Par conséquent, nous devons comprendre ce que la loi islamique a embelli et ce qu'elle a enlaidi, afin de distinguer l'hypocrite du sincère, et de prendre les mesures appropriées à son égard. Nous ne devons pas faire confiance à celui qui fait ce qui contredit la loi islamique tout en montrant qu'il le fait par souci de l'islam et des musulmans, et nous ne devons pas le suivre ni le soutenir, ni même le décrire comme un seigneur, sinon Dieu Tout-Puissant sera en colère contre nous.

Nous, musulmans, devons être les plus soucieux de l'islam et des musulmans, et ne pas laisser à un hypocrite une porte d'entrée sur notre religion et nos familles, car ils sont parmi les choses les plus dangereuses auxquelles nous pouvons être confrontés de nos jours en raison de leur nombre et de leurs multiples visages. Nous devons avoir à l'esprit la balance islamique pour mesurer les actions de ceux qui prétendent être musulmans, car l'islam est pour nous une protection contre de tels malfaiteurs.
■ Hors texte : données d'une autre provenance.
template <typename E, int MODE, int CZ, int NW, int ROWS>
__device__ __forceinline__ void warp_wg_body(const Geom& g, const WarpArgs& a, const int tx0, const int ty0, const bool lane_valid, const int wave,
                                             unsigned char* const lds, WgShared<NW>& sh, uint32_t* const counters) {
    constexpr int VEC = 16 / (int)sizeof(E), NDW = 4, CHUNKS = wg_chunks(NW * ROWS / 2), SZ = (int)sizeof(E);
    constexpr int TW = kWarpTX * VEC, TH = NW * kWarpTY * ROWS, NT = 64 * NW;
    constexpr bool need_a = MODE != 1, need_b = MODE != 0;
    const int H = g.H, W = g.W, Si = g.in_stride, So = g.out_stride, rs = g.rs, lw = g.lw, lh = g.lh;
    const int dim_y = CZ ? (H >> 1) : H;
    const int n = a.n_out;
    const unsigned tid = threadIdx.x, lane = tid & 63u;
    const int cx0 = tx0 + (int)(lane & (kWarpTX - 1)) * VEC, cy0 = ty0 + (wave * kWarpTY + (int)(lane / kWarpTX)) * ROWS;
    const uint64_t valid_mask = __builtin_amdgcn_ballot_w64(lane_valid);
    const bool present = valid_mask != 0, full = __builtin_amdgcn_ballot_w64(lane_valid && cx0 + VEC <= W) == ~0ull;

    const int lcw = rs + CZ;
    const int lgx = max(0, ilog2c(TW) - lcw), lgy = max(0, ilog2c(TH) - rs);
    const int lg = lgx + lgy;
    const int cw = min(1 << lcw, TW), ch = min(1 << rs, TH);
    uint32_t lo_a = 0xFFFFFFFFu, hi_a = 0u, lo_b = 0xFFFFFFFFu, hi_b = 0u;
    bool it_ok = lg <= ilog2c(kWgCells), it_in = true;
    {
        const int cell = (int)tid & ((1 << lg) - 1);
        const int cell_x0 = tx0 + ((cell & ((1 << lgx) - 1)) << lcw), cell_y0 = ty0 + ((cell >> lgx) << rs);
        if (it_ok && cell_x0 < W && cell_y0 < dim_y) {
            const int ly = min(CZ ? ((cell_y0 >> rs) << 1) : (cell_y0 >> rs), lh - 1);
            const int lx = min(CZ ? ((cell_x0 >> rs) & ~1) : (cell_x0 >> rs), lw - 1);
            HF_DBG_CHECK(lx >= 0 && ly >= 0 && cell < kWgCells, 210);
            const uint32_t f12 = a.flow_xy[(size_t)ly * lw + lx];
            const int ox12 = (int)(int16_t)(f12 & 0xFFFFu), oy12 = (int)(int16_t)(f12 >> 16);
            const int py = clampi(ly - (oy12 >> rs), 0, lh - 1), px = clampi(lx - (ox12 >> rs), 0, lw - 1);
            const uint32_t f21 = a.flow_xy[(size_t)py * lw + px];
            const int ox21 = (int)(int16_t)(f21 & 0xFFFFu), oy21 = (int)(int16_t)(f21 >> 16);
            auto item = [&](const int dx, const int dy, uint32_t& lo, uint32_t& hi) -> uint32_t {
                const int dxe = CZ ? (dx & ~1) : dx;
                const int x_lo = cell_x0 + dxe, x_hi = x_lo + cw - VEC, y_lo = cell_y0 + dy, y_hi = y_lo + ch - ROWS;
                const int bx_lo = (x_lo + kExtX) * SZ, bx_hi = (x_hi + kExtX) * SZ, by_lo = y_lo + kExtY, by_hi = y_hi + kExtY;
                bool ok = bx_lo >= 0 && bx_hi + 4 * NDW + 4 <= 0xFFFF && by_lo >= 0 && by_hi + ROWS <= 0xFFFF;
                if (CZ) ok = ok && x_hi + VEC <= W - 2;
                it_ok = it_ok && ok;
                it_in = it_in && x_lo >= 1 && x_hi + VEC - 1 + CZ <= W - 2 && y_lo >= 1 && y_hi + ROWS - 1 <= dim_y - 2;
                if (ok) {
                    lo = pk_mm_u16<false>(lo, ((uint32_t)by_lo << 16) | (uint32_t)bx_lo);
                    hi = pk_mm_u16<true>(hi, ((uint32_t)by_hi << 16) | (uint32_t)bx_hi);
                }
                return (uint32_t)dy * 65536u + (uint32_t)(dxe * SZ + (CZ ? (dx & 1) : 0));
            };
            for (int j = (int)tid >> lg; j < n; j += NT >> lg) {
                float s12t = a.s12v[0], s21t = a.s21v[0];
#pragma unroll
                for (int k = 1; k < kMaxWarpOutputs; k++) { s12t = j == k ? a.s12v[k] : s12t; s21t = j == k ? a.s21v[k] : s21t; }
                uint2 w = make_uint2(0u, 0u);
                if (need_a) w.x = item((int)roundf((float)ox12 * s12t), CZ ? (int)roundf((float)oy12 * s12t * 0.5f) : (int)roundf((float)oy12 * s12t), lo_a, hi_a);
                if (need_b) w.y = item(-(int)roundf((float)ox21 * s21t), -(CZ ? (int)roundf((float)oy21 * s21t * 0.5f) : (int)roundf((float)oy21 * s21t)), lo_b, hi_b);
                sh.tab[j][cell] = w;
            }
        }
    }
    {
        const bool ok_all = __builtin_amdgcn_ballot_w64(!it_ok) == 0, in_all = __builtin_amdgcn_ballot_w64(!it_in) == 0;
        uint32_t b0 = 0xFFFFFFFFu, b1 = 0u, b2 = 0xFFFFFFFFu, b3 = 0u;
        if (need_a) { b0 = wave_pk_mm_u16<false>(lo_a); b1 = wave_pk_mm_u16<true>(hi_a); }
        if (need_b) { b2 = wave_pk_mm_u16<false>(lo_b); b3 = wave_pk_mm_u16<true>(hi_b); }
        const uint32_t mine = lane == 0 ? b0 : lane == 1 ? b1 : lane == 2 ? b2 : b3;
        if (lane < 4) sh.bounds[wave][lane] = mine;
        if (lane == 0) { sh.state[wave] = !present ? 2 : full ? 1 : 0; sh.item[wave] = (ok_all ? 1 : 0) | (in_all ? 2 : 0); }
    }
    __syncthreads();
    bool wg_ok = true, wg_in = true;
    uint32_t m0 = 0xFFFFFFFFu, m1 = 0u, m2 = 0xFFFFFFFFu, m3 = 0u;
#pragma unroll
    for (int w = 0; w < NW; w++) {
        wg_ok = wg_ok && sh.state[w] != 0 && (sh.item[w] & 1) != 0;
        wg_in = wg_in && (sh.item[w] & 2) != 0;
        m0 = pk_mm_u16<false>(m0, sh.bounds[w][0]); m1 = pk_mm_u16<true>(m1, sh.bounds[w][1]);
        m2 = pk_mm_u16<false>(m2, sh.bounds[w][2]); m3 = pk_mm_u16<true>(m3, sh.bounds[w][3]);
    }
    const bool runs_ok = __builtin_amdgcn_readfirstlane((int)wg_ok) != 0;
    wg_in = __builtin_amdgcn_readfirstlane((int)wg_in) != 0;
    int cmin_a = 0, ymin_a = 0, C_a = 1, R_a = 0, cmin_b = 0, ymin_b = 0, C_b = 1, R_b = 0;
    if (runs_ok) {
        const uint32_t la = (uint32_t)__builtin_amdgcn_readfirstlane((int)m0), ha = (uint32_t)__builtin_amdgcn_readfirstlane((int)m1);
        const uint32_t lb = (uint32_t)__builtin_amdgcn_readfirstlane((int)m2), hb = (uint32_t)__builtin_amdgcn_readfirstlane((int)m3);
        if (need_a) {
            cmin_a = (int)(la & 0xFFFFu) >> 4; ymin_a = (int)(la >> 16);
            C_a = (int)(((ha & 0xFFFCu) + 4u * NDW + 3u) >> 4) - cmin_a + 1; R_a = (int)(ha >> 16) + ROWS - 1 - ymin_a + 1;
        }
        if (need_b) {
            cmin_b = (int)(lb & 0xFFFFu) >> 4; ymin_b = (int)(lb >> 16);
            C_b = (int)(((hb & 0xFFFCu) + 4u * NDW + 3u) >> 4) - cmin_b + 1; R_b = (int)(hb >> 16) + ROWS - 1 - ymin_b + 1;
        }
        wg_ok = ((R_a * C_a + 63) & ~63) <= CHUNKS && ((R_b * C_b + 63) & ~63) <= CHUNKS && C_a <= 64 && C_b <= 64;
    }
    wg_ok = __builtin_amdgcn_readfirstlane((int)wg_ok) != 0;
    const uint32_t base = ((uint32_t)(cy0 + kExtY) << 16) | (uint32_t)((cx0 + kExtX) * SZ);
    const int ci = (((cy0 - ty0) >> rs) << lgx) | ((cx0 - tx0) >> lcw);
    HF_DBG_CHECK(!wg_ok || (ci >= 0 && ci < kWgCells), 211);
    if (counters && threadIdx.x == 0) atomicAdd(counters + kCounterWarp + (wg_ok ? 0 : (runs_ok && wg_in && full) ? 1 : 2), 1u);
    if (!wg_ok) {
        if (runs_ok && wg_in && full) {
            const unsigned pitch_g = (unsigned)Si * (unsigned)SZ;
            const unsigned plane_g = (unsigned)dim_y * pitch_g;
            const __amdgpu_buffer_rsrc_t rsrcA = __builtin_amdgcn_make_buffer_rsrc((void*)((const E*)a.frame12 + (size_t)CZ * H * Si), 0, (int)plane_g, 0x00020000);
            const __amdgpu_buffer_rsrc_t rsrcB = __builtin_amdgcn_make_buffer_rsrc((void*)((const E*)a.frame21 + (size_t)CZ * H * Si), 0, (int)plane_g, 0x00020000);
            const Levels lvg = make_levels(a.black, a.white);
            const size_t out_g = (size_t)CZ * H * So + (size_t)cy0 * So + cx0;
            for (int j = 0; j < n; j++) {
                WarpSrc<E, VEC, ROWS, 1> S;
                const uint2 d = sh.tab[j][ci];
                if (need_a) {
                    const uint32_t w = base + d.x, wb = w & 0xFFFFu, odd = CZ ? (wb & 1u) : 0u;
                    const unsigned o = __umul24((w >> 16) - kExtY, pitch_g) + (CZ ? (wb & ~1u) : wb) - (unsigned)(kExtX * SZ);
                    HF_DBG_CHECK((o & ~3u) + 4u * (NDW + 1) + (ROWS - 1) * pitch_g <= plane_g, 10);
#pragma unroll
                    for (int r = 0; r < ROWS; r++) S.ra[r][0] = get_run_buf<E, VEC, CZ>(rsrcA, o + (unsigned)r * pitch_g, odd, plane_g);
                }
                if (need_b) {
                    const uint32_t w = base + d.y, wb = w & 0xFFFFu, odd = CZ ? (wb & 1u) : 0u;
                    const unsigned o = __umul24((w >> 16) - kExtY, pitch_g) + (CZ ? (wb & ~1u) : wb) - (unsigned)(kExtX * SZ);
                    HF_DBG_CHECK((o & ~3u) + 4u * (NDW + 1) + (ROWS - 1) * pitch_g <= plane_g, 11);
#pragma unroll
                    for (int r = 0; r < ROWS; r++) S.rb[r][0] = get_run_buf<E, VEC, CZ>(rsrcB, o + (unsigned)r * pitch_g, odd, plane_g);
                }
                warp_finish<E, VEC, ROWS, MODE, CZ, 16>(S, a.s12v[j], a.s21v[j], (E*)a.outv[j] + out_g, So, ROWS, lvg);
            }
        } else if (lane_valid) {
#pragma unroll
            for (int r = 0; r < ROWS; r += 2)
                if (cy0 + r < dim_y) warp_fast_body<E, VEC, 2, MODE, CZ, 16, true>(g, a, cy0 + r, cx0, 0, n);
        }
        return;
    }

    const unsigned pitch_b = (unsigned)Si * (unsigned)SZ;
    const unsigned plane_bytes = (unsigned)dim_y * pitch_b;
    const E* __restrict__ A = (const E*)a.frame12 + (size_t)CZ * H * Si;
    const E* __restrict__ B = (const E*)a.frame21 + (size_t)CZ * H * Si;
    typedef __attribute__((address_space(3))) void* lds_ptr;
    auto stage = [&](const void* plane, const int cmin, const int ymin, const int C, const int R, unsigned char* const win, auto AUXC) {
        constexpr int AUX = decltype(AUXC)::value;
        const __amdgpu_buffer_rsrc_t rsrc = __builtin_amdgcn_make_buffer_rsrc(const_cast<void*>(plane), 0, (int)plane_bytes, 0x00020000);
        const unsigned magic = ((1u << 20) + (unsigned)C - 1u) / (unsigned)C;
        const int nq = R * C;
#pragma unroll
        for (int i = 0; i < (CHUNKS + 64 * NW - 1) / (64 * NW); i++) {
            const int q0 = (i * NW + wave) * 64;
            if (q0 < nq) {
                const unsigned q = (unsigned)q0 + lane;
                const unsigned row = (q * magic) >> 20, col = q - __umul24(row, (unsigned)C);
                if (wg_in) {
                    const unsigned off = __umul24((unsigned)(ymin - kExtY) + row, pitch_b) + ((unsigned)cmin + col) * 16u - (unsigned)(kExtX * SZ);
                    HF_DBG_CHECK(q >= (unsigned)nq || (size_t)off + 16 <= (size_t)plane_bytes, 212);
                    __builtin_amdgcn_raw_ptr_buffer_load_lds(rsrc, (lds_ptr)(win + (size_t)q0 * 16), 16, off, 0, 0, AUX);
                } else {
                    const int y = mirror_warp_bl(ymin - kExtY + (int)row, dim_y);
                    const int x0 = (cmin + (int)col) * VEC - kExtX;
                    const unsigned rowoff = __umul24((unsigned)y, pitch_b);
                    const bool zone = x0 < 1 || (!CZ && x0 + VEC - 1 > W - 2);
                    if (!zone) {
                        HF_DBG_CHECK(q >= (unsigned)nq || (size_t)rowoff + (size_t)(x0 * SZ) + 16 <= (size_t)plane_bytes, 213);
                        __builtin_amdgcn_raw_ptr_buffer_load_lds(rsrc, (lds_ptr)(win + (size_t)q0 * 16), 16, rowoff + (unsigned)(x0 * SZ), 0, 0, AUX);
                    } else {
                        __attribute__((aligned(16))) E v[VEC];
#pragma unroll
                        for (int k = 0; k < VEC; k++) {
                            const int xs = mirror_warp_bl(x0 + k, W);
                            const unsigned eo = rowoff + (unsigned)((CZ ? (xs & ~1) + ((x0 + k) & 1) : xs) * SZ);
                            HF_DBG_CHECK(eo + SZ <= plane_bytes, 12);
                            if constexpr (SZ == 2) v[k] = (E)__builtin_amdgcn_raw_buffer_load_b16(rsrc, eo, 0, 0);
                            else v[k] = (E)__builtin_amdgcn_raw_buffer_load_b8(rsrc, eo, 0, 0);
                        }
                        *(uint4*)(win + (size_t)q * 16) = *(const uint4*)v;
                    }
                }
            }
        }
    };
    if (need_a) stage(A, cmin_a, ymin_a, C_a, R_a, lds, std::integral_constant<int, 2>{});
    if (need_b) stage(B, cmin_b, ymin_b, C_b, R_b, lds + CHUNKS * 16, std::integral_constant<int, 0>{});
    __builtin_amdgcn_s_waitcnt(0x0F70);
    __syncthreads();
    if (!full) return;

    const Levels lv = make_levels(a.black, a.white);
    using Src = WarpSrc<E, VEC, ROWS, 1>;
    auto lds_run = [&](const unsigned char* p8, const unsigned off, const unsigned odd) {
        const uint32_t* p = (const uint32_t*)p8;
        uint32_t w[NDW + 1];
#pragma unroll
        for (int k = 0; k <= NDW; k++) w[k] = p[k];
        return run_from_dwords<E, VEC, CZ>(w, off, odd);
    };
    const unsigned rowb_a = (unsigned)C_a * 16u, rowb_b = (unsigned)C_b * 16u;
    const unsigned char* const win_a = lds - (unsigned)(ymin_a * C_a + cmin_a) * 16u;
    const unsigned char* const win_b = lds + CHUNKS * 16 - (unsigned)(ymin_b * C_b + cmin_b) * 16u;
    const unsigned out_off = (unsigned)(((size_t)CZ * H * So + (size_t)cy0 * So + cx0) * SZ);
    const unsigned out_pitch = (unsigned)So * (unsigned)SZ;
    const int out_bytes = (int)((size_t)(H + (H >> 1)) * So * SZ);
#pragma unroll 1
    for (int j = 0; j < n; j++) {
        {
            Src S;
            const uint2 d = sh.tab[j][ci];
            if (need_a) {
                const uint32_t w = base + d.x, wb = w & 0xFFFFu, odd = CZ ? (wb & 1u) : 0u, off = CZ ? (wb & ~1u) : wb;
                const unsigned char* p = win_a + __umul24(w >> 16, rowb_a) + (off & ~3u);
                HF_DBG_CHECK(p >= lds && p + (ROWS - 1) * rowb_a + 4 * NDW + 4 <= lds + CHUNKS * 16, 13);
#pragma unroll
                for (int r = 0; r < ROWS; r++) S.ra[r][0] = lds_run(p + (unsigned)r * rowb_a, off, odd);
            }
            if (need_b) {
                const uint32_t w = base + d.y, wb = w & 0xFFFFu, odd = CZ ? (wb & 1u) : 0u, off = CZ ? (wb & ~1u) : wb;
                const unsigned char* p = win_b + __umul24(w >> 16, rowb_b) + (off & ~3u);
                HF_DBG_CHECK(p >= lds + CHUNKS * 16 && p + (ROWS - 1) * rowb_b + 4 * NDW + 4 <= lds + 2 * CHUNKS * 16, 14);
#pragma unroll
                for (int r = 0; r < ROWS; r++) S.rb[r][0] = lds_run(p + (unsigned)r * rowb_b, off, odd);
            }
            const __amdgpu_buffer_rsrc_t rsrc_out = __builtin_amdgcn_make_buffer_rsrc(a.outv[j], 0, out_bytes, 0x00020000);
            warp_finish_to<E, VEC, ROWS, MODE, CZ, 16>(S, a.s12v[j], a.s21v[j], ROWS, lv, [&](const int r, const E* v) {
                __builtin_amdgcn_raw_buffer_store_b128(*(const buf_v4*)v, rsrc_out, out_off, (unsigned)r * out_pitch, 2 );
            });
        }
    }
}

Nous demandons à Dieu de protéger notre nation de tels criminels, et de nous guider vers le droit chemin et la balance correcte avec laquelle nous mesurons le comportement des gens, afin de nous éloigner de ceux que Dieu n'aime pas. Amen.

Chers amis, jusqu'à ce que nous vous retrouvions avec un autre hadith prophétique, nous vous laissons sous la protection de Dieu, et que la paix, la miséricorde et les bénédictions de Dieu soient sur vous.